Non sans difficultés ! Je viens de discuter avec un critique d’un grand journal dont on penserait qu’il devrait s’intéresser à des films africains : il me dit qu’il n’a le temps que d’aller voir des films grand public ! C’est scandaleux.
Et du coup, l’image de l’Afrique, c’est Amistad…
Exactement ! Il n’y a pas de place pour les  » petits films « .
Ton film est-il sorti au Cameroun ?
Il y a eu une projection l’année dernière mais je ne sais maintenant avec l’emprisonnement de Pius Njawé ce qu’il va advenir.

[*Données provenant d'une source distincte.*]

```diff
+                __builtin_amdgcn_sched_barrier(0);
+                step_x();
+                fill_store(fv, i0, nitems);
+                i0 += QR * QNT;
+                fill_load(fv, i0, nitems);
+                __builtin_amdgcn_sched_barrier(0);
+                step_y();
+                fill_store(fv, i0, nitems);
+                for (i0 += QR * QNT; i0 < nitems; i0 += QR * QNT) {
+                    fill_load(fv, i0, nitems);
+                    fill_store(fv, i0, nitems);
+                }
+                __syncthreads();
+                ks += 16;
+            }
+            for (; ks < nks; ks += 16) {
+                step_x();
+                step_y();
             }
         }
     };
     const bool conv0 = a.src[0].ntaps == 9;
-    run_source(a.src[0], conv0, 0);
-    if (a.nsrc > 1) run_source(a.src[1], false, 2 * a.src[0].ntaps * (a.src[0].c >> 6));
+    if (conv0) run_source(a.src[0], 0);
+    else run_ident(a.src[0], 0);
+    if (a.nsrc > 1) run_ident(a.src[1], 2 * a.src[0].ntaps * (a.src[0].c >> 6));
 
     Q_STAMP(4);
     __syncthreads();
@@ -288,7 +347,7 @@
 }
 
 int wd_gemmq_launch(const wd_gemm_args& a, hipStream_t st) {
-    const int loop_smem = 140 * 1024;
+    const int loop_smem = Q_LOOP_SMEM;
     const int red_smem = (QBM * QLDE + 4 * QBN * (QBM + 4)) * 4 + WD_STAT_SCRATCH;
     const int smem = loop_smem > red_smem ? loop_smem : red_smem;
     const int nchp = 0;
```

## Prefetch front-path vectors, GN partials and next-stage weights earlier in fused FF kernel

Applied to the files above, without the earlier changes.

In the transformer-front path of the fused feed-forward kernel, the GroupNorm partial sums, bias/LayerNorm parameter vectors and b1 are now loaded into registers up front and staged into LDS once, instead of being read from global memory inside later loops. The mq weight fragments for each cross-attention pass and the first FF weight ring slots are issued earlier, during the previous stage's MFMA work, so their latency overlaps compute. This raises register pressure and uses more LDS, and it relies on a static LDS map assertion holding.

New measurement: 34.18 images/s before, 34.63 images/s after, median of 6. 1.01x the previous value.

```diff
diff --git a/worddiffusion_amd/csrc/wd_ff.hip b/worddiffusion_amd/csrc/wd_ff.hip
--- a/worddiffusion_amd/csrc/wd_ff.hip
+++ b/worddiffusion_amd/csrc/wd_ff.hip
@@ -119,28 +119,35 @@
         float* s_aff = reinterpret_cast<float*>(fr);
         float* sS = reinterpret_cast<float*>(fr);
         wd_bf16* sP = reinterpret_cast<wd_bf16*>(fr + FBM * SP * 4);
-        {
-            const int ngp = FC / a.gn_pcpg, ratio = a.gn_cpg / a.gn_pcpg;
-            for (int c = tid; c < FC; c += FNT) {
-                const int g = c / a.gn_cpg;
-                double su = 0.0, sq = 0.0;
-                for (int k = 0; k < ratio; ++k)
-                    for (int ck = 0; ck < a.gn_nchunk; ++ck) {
-                        const double* pp = a.gn_part + (((long)b * a.gn_nchunk + ck) * ngp + g * ratio + k) * 2;
-                        su += pp[0];
-                        sq += pp[1];
-                    }
-                const double n = (double)a.hw * a.gn_cpg;
-                const double mu = su / n;
-                double var = sq / n - mu * mu;
-                if (var < 0.0) var = 0.0;
-                const float rstd = (float)(1.0 / sqrt(var + (double)a.gn_eps));
-                const float sc = rstd * a.gn_gamma[c];
-                s_aff[2 * c] = sc;
-                s_aff[2 * c + 1] = a.gn_beta[c] - (float)mu * sc;
-            }
-            for (int e = tid; e < FBM * PP; e += FNT) reinterpret_cast<uint32_t*>(sP)[e] = 0u;
-        }
+        float* s_vec = reinterpret_cast<float*>(s_h + 40960);
+        const float* s_pib = s_vec;
+        const float *s_ln2g = s_vec + FC, *s_ln2b = s_vec + 2 * FC, *s_ln3g = s_vec + 3 * FC, *s_ln3b = s_vec + 4 * FC;
+        const float *s_xba = s_vec + 5 * FC, *s_xbb = s_vec + 6 * FC;
+        constexpr int NVEC = 7, V4 = FC / 4;
+        static_assert(4096 + FBM * SP * 4 + 2 * FBM * PP * 2 <= 40960 && 40960 + NVEC * FC * 4 <= 2 * H_BYTES, "front LDS map");
+        auto vec_src = [&](const int i) {
+            const int v = i / V4;
+            const float* p = v == 0 ? a.pi_b : v == 1 ? a.ln2_gamma : v == 2 ? a.ln2_beta : v == 3 ? a.ln3_gamma : v == 4 ? a.ln3_beta
+                           : v == 5 ? a.xb_a : a.xb_b;
+            return reinterpret_cast<const float4*>(p) + (i - v * V4);
+        };
+        const int ngp = FC / a.gn_pcpg, ratio = a.gn_cpg / a.gn_pcpg;
+        const int gc = tid < FC ? tid : FC - 1;
+        const int gg = gc / a.gn_cpg;
+        const int npart = ratio * a.gn_nchunk;
+        auto part_ptr = [&](const int i) {
+            const int k = i / a.gn_nchunk, ck = i - k * a.gn_nchunk;
+            return a.gn_part + (((long)b * a.gn_nchunk + ck) * ngp + gg * ratio + k) * 2;
+        };
+        constexpr int GB = 4;
+        double gsu[GB], gsq[GB];
+#pragma unroll
+        for (int i = 0; i < GB; ++i) {
+            const double* pp = part_ptr(i < npart ? i : 0);
+            gsu[i] = pp[0];
+            gsq[i] = pp[1];
+        }
+        const float gn_ga = a.gn_gamma[gc], gn_be = a.gn_beta[gc];
         const int arow = tid >> 3, ach = tid & 7;
         float4 xv[5][2];
         {
@@ -151,6 +158,19 @@
                 xv[sl][1] = *reinterpret_cast<const float4*>(xrow + sl * 64 + 4);
             }
         }
+        const float4 sv0 = *vec_src(tid);
+        const float4 sv1 = *vec_src(tid < NVEC * V4 - FNT ? FNT + tid : NVEC * V4 - 1);
+        constexpr int NB1 = 2 * F_MAX_INNER / FNT;
+        float b1v[NB1];
+        {
+            const float* b1p = a.b1 ? a.b1 : a.pi_b;
+#pragma unroll
+            for (int k = 0; k < NB1; ++k) {
+                const bool in = a.b1 && k * FNT + tid < 2 * a.inner;
+                const float v = b1p[in ? k * FNT + tid : 0];
+                b1v[k] = in ? v : 0.0f;
+            }
+        }
         const __amdgpu_buffer_rsrc_t srdp_hi = make_srd(a.pi_hi), srdp_lo = make_srd(a.pi_lo);
         auto issue_pi = [&](const int slot, const int g) {
             const uint32_t so = (uint32_t)(((2 * (g / 5) + kh) * (FC / 16) + 5 * cg + g % 5) * 1024);
@@ -160,6 +180,37 @@
         };
 #pragma unroll
         for (int g = 0; g < FRING; ++g) issue_pi(g, g);
+        __builtin_amdgcn_sched_barrier(0);
+        {
+            double su = 0.0, sq = 0.0;
+#pragma unroll
+            for (int i = 0; i < GB; ++i)
+                if (i < npart) {
+                    su += gsu[i];
+                    sq += gsq[i];
+                }
+            for (int i = GB; i < npart; ++i) {
+                const double* pp = part_ptr(i);
+                su += pp[0];
+                sq += pp[1];
+            }
+            const double n = (double)a.hw * a.gn_cpg;
+            const double mu = su / n;
+            double var = sq / n - mu * mu;
+            if (var < 0.0) var = 0.0;
+            const float rstd = (float)(1.0 / sqrt(var + (double)a.gn_eps));
+            const float sc = rstd * gn_ga;
+            if (tid < FC) {
+                s_aff[2 * tid] = sc;
+                s_aff[2 * tid + 1] = gn_be - (float)mu * sc;
+            }
+            for (int e = tid; e < FBM * PP; e += FNT) reinterpret_cast<uint32_t*>(sP)[e] = 0u;
+            reinterpret_cast<float4*>(s_vec)[tid] = sv0;
+            if (tid < NVEC * V4 - FNT) reinterpret_cast<float4*>(s_vec)[FNT + tid] = sv1;
+#pragma unroll
+            for (int k = 0; k < NB1; ++k)
+                if (k * FNT + tid < 2 * a.inner) s_b1[k * FNT + tid] = b1v[k];
+        }
         __syncthreads();
 #pragma unroll
         for (int sl = 0; sl < 5; ++sl) {
@@ -196,6 +247,22 @@
             if (g + FRING < 25) issue_pi(g % FRING, g + FRING);
             __builtin_amdgcn_sched_barrier(0);
         }
+        const int ht = wave & 3, rp = wave >> 2;
+        const long pq = 64L * FC;
+        bf16x8 bh[KS32], bl[KS32];
+        constexpr int FEARLY = 4;
+        auto issue_mq = [&](const wd_bf16* mq) {
+            const __amdgpu_buffer_rsrc_t rq = __builtin_amdgcn_make_buffer_rsrc(const_cast<wd_bf16*>(mq + (long)b * 2 * pq), 0,
+                                                                                (int)(2 * pq * 2), 0x00020000);
+            const uint32_t vo = ht * 16 + l15 < HJ ? lane16 : F_OOB;
+#pragma unroll
+            for (int ks = 0; ks < KS32; ++ks) {
+                bh[ks] = __builtin_bit_cast(bf16x8, __builtin_amdgcn_raw_buffer_load_b128(rq, vo, (uint32_t)((ht * KS32 + ks) << 10), 0));
+                bl[ks] = __builtin_bit_cast(bf16x8, __builtin_amdgcn_raw_buffer_load_b128(rq, vo, (uint32_t)(((ht * KS32 + ks) << 10) + pq * 2), 0));
+            }
+        };
+        issue_mq(a.mq_a);
+        __builtin_amdgcn_sched_barrier(0);
         __syncthreads();
         ksum_to_image();
         float4 xr[2][5];
@@ -205,7 +272,7 @@
             for (int i = 0; i < 5; ++i) {
                 const int n = (l15 + 16 * i) * 4, row = wave * 8 + pp * 4 + lq;
                 const float4 v = *reinterpret_cast<const float4*>(ep + row * LDE + n);
-                const float4 bx = *reinterpret_cast<const float4*>(a.pi_b + n);
+                const float4 bx = *reinterpret_cast<const float4*>(s_pib + n);
                 xr[pp][i] = make_float4(v.x + bx.x, v.y + bx.y, v.z + bx.z, v.w + bx.w);
             }
         __syncthreads();
@@ -241,26 +308,17 @@
                 }
             }
         };
-        const int ht = wave & 3, rp = wave >> 2;
-        const long pq = 64L * FC;
 #pragma unroll
         for (int ps = 0; ps < 2; ++ps) {
-            const wd_bf16* mq = ps == 0 ? a.mq_a : a.mq_b;
             const wd_bf16* mot = ps == 0 ? a.mot_a : a.mot_b;
-            const float* xb = ps == 0 ? a.xb_a : a.xb_b;
-            ln_rows(a.ln2_gamma, a.ln2_beta);
+            const float* xb = ps == 0 ? s_xba : s_xbb;
+            if (ps == 1) {
+#pragma unroll
+                for (int g = 0; g < FEARLY; ++g) issue(g, g, 0);
+                __builtin_amdgcn_sched_barrier(0);
+            }
+            ln_rows(s_ln2g, s_ln2b);
             __builtin_amdgcn_sched_barrier(0);
-            bf16x8 bh[KS32], bl[KS32];
-            {
-                const __amdgpu_buffer_rsrc_t rq = __builtin_amdgcn_make_buffer_rsrc(const_cast<wd_bf16*>(mq + (long)b * 2 * pq), 0,
-                                                                                    (int)(2 * pq * 2), 0x00020000);
-                const uint32_t vo = ht * 16 + l15 < HJ ? lane16 : F_OOB;
-#pragma unroll
-                for (int ks = 0; ks < KS32; ++ks) {
-                    bh[ks] = __builtin_bit_cast(bf16x8, __builtin_amdgcn_raw_buffer_load_b128(rq, vo, (uint32_t)((ht * KS32 + ks) << 10), 0));
-                    bl[ks] = __builtin_bit_cast(bf16x8, __builtin_amdgcn_raw_buffer_load_b128(rq, vo, (uint32_t)(((ht * KS32 + ks) << 10) + pq * 2), 0));
-                }
-            }
             __syncthreads();
             if (ht * 16 < HJ) {
                 f32x4 a_lh[2], a_hl[2], a_hh[2];
@@ -341,6 +399,14 @@
 #pragma unroll
                         for (int t = 0; t < 5; ++t) o[ri][t] = __builtin_amdgcn_mfma_f32_16x16x32_bf16(ah, mh[ks][t], o[ri][t], 0, 0, 0);
                     }
+                __builtin_amdgcn_sched_barrier(0);
+                if (ps == 0) {
+                    issue_mq(a.mq_b);
+                } else {
+#pragma unroll
+                    for (int g = FEARLY; g < FRING; ++g) issue(g, g, 0);
+                }
+                __builtin_amdgcn_sched_barrier(0);
 #pragma unroll
                 for (int ri = 0; ri < 2; ++ri)
 #pragma unroll
@@ -366,11 +432,7 @@
 #pragma unroll
             for (int i = 0; i < 5; ++i)
                 *reinterpret_cast<float4*>(a.tok2 + (long)(m0 + wave * 8 + pp * 4 + lq) * FC + (l15 + 16 * i) * 4) = xr[pp][i];
-        ln_rows(a.ln3_gamma, a.ln3_beta);
-        for (int i = tid; i < 2 * a.inner; i += FNT) s_b1[i] = a.b1 ? a.b1[i] : 0.0f;
-        __builtin_amdgcn_sched_barrier(0);
-#pragma unroll
-        for (int g = 0; g < FRING; ++g) issue(g, g, 0);
+        ln_rows(s_ln3g, s_ln3b);
     } else {
 #pragma unroll
     for (int g = 0; g < FRING; ++g) issue(g, g, 0);
```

Si ce film avait du succès, cela pourrait permettre d’évoquer le cas de Pius à travers le monde et peut-être de changer les choses…
La magie tient une grande place dans ton film et tu sembles lui attribuer une valeur positive.
Il y a deux cercles magiques dans le film : le sorcier maléfique qui fait croire à tous ceux qui veulent bien l’écouter qu’il peut les aider à accéder au pouvoir et s’enrichir, moyennant des sacrifices imprécis au départ et qui mèneront à sacrifier un proche pour pouvoir s’en sortir, et le guérisseur Atchori qui représente le côté positif de la magie, qui essaye d’aider les gens qui sont dans un mauvaise passe et risquent leur vie. C’est une réalité africaine aujourd’hui. Mais même en France, l’Eglise ne remplissant plus son rôle, on voit se développer des marabouts de toutes sortes.
Tu les présentes comme ayant de véritables pouvoirs.
Je n’ai pas les éléments pour juger du vrai et du faux. Au Cameroun, des cercles magiques regroupent des gens au pouvoir. Les Rose Croix et la Franc Maçonnerie pratiquent en Afrique avec des rituels magiques… Pourtant, si l’Afrique avait de tels pouvoirs, pourquoi en sommes-nous où nous en sommes aujourd’hui ? Des choses existent sans doute, mais mal utilisées.
Le tournage en français s’impose-t-il au Cameroun ?
Même si le film est un produit culturel, c’est aussi un produit commercial qui a besoin de circuler. Même si dans la société camerounaise, des langues nationales sont très répandues, on ne peut s’adresser à toute la société dans une de ces langues. Pour m’adresser au Cameroun tout entier ainsi qu’à l’Afrique francophone, le français s’impose comme étant la langue que la majorité des gens comprennent. Par ailleurs, le choix d’une langue provoque une attitude de rejet de la part des autres, alors que le français reste neutre.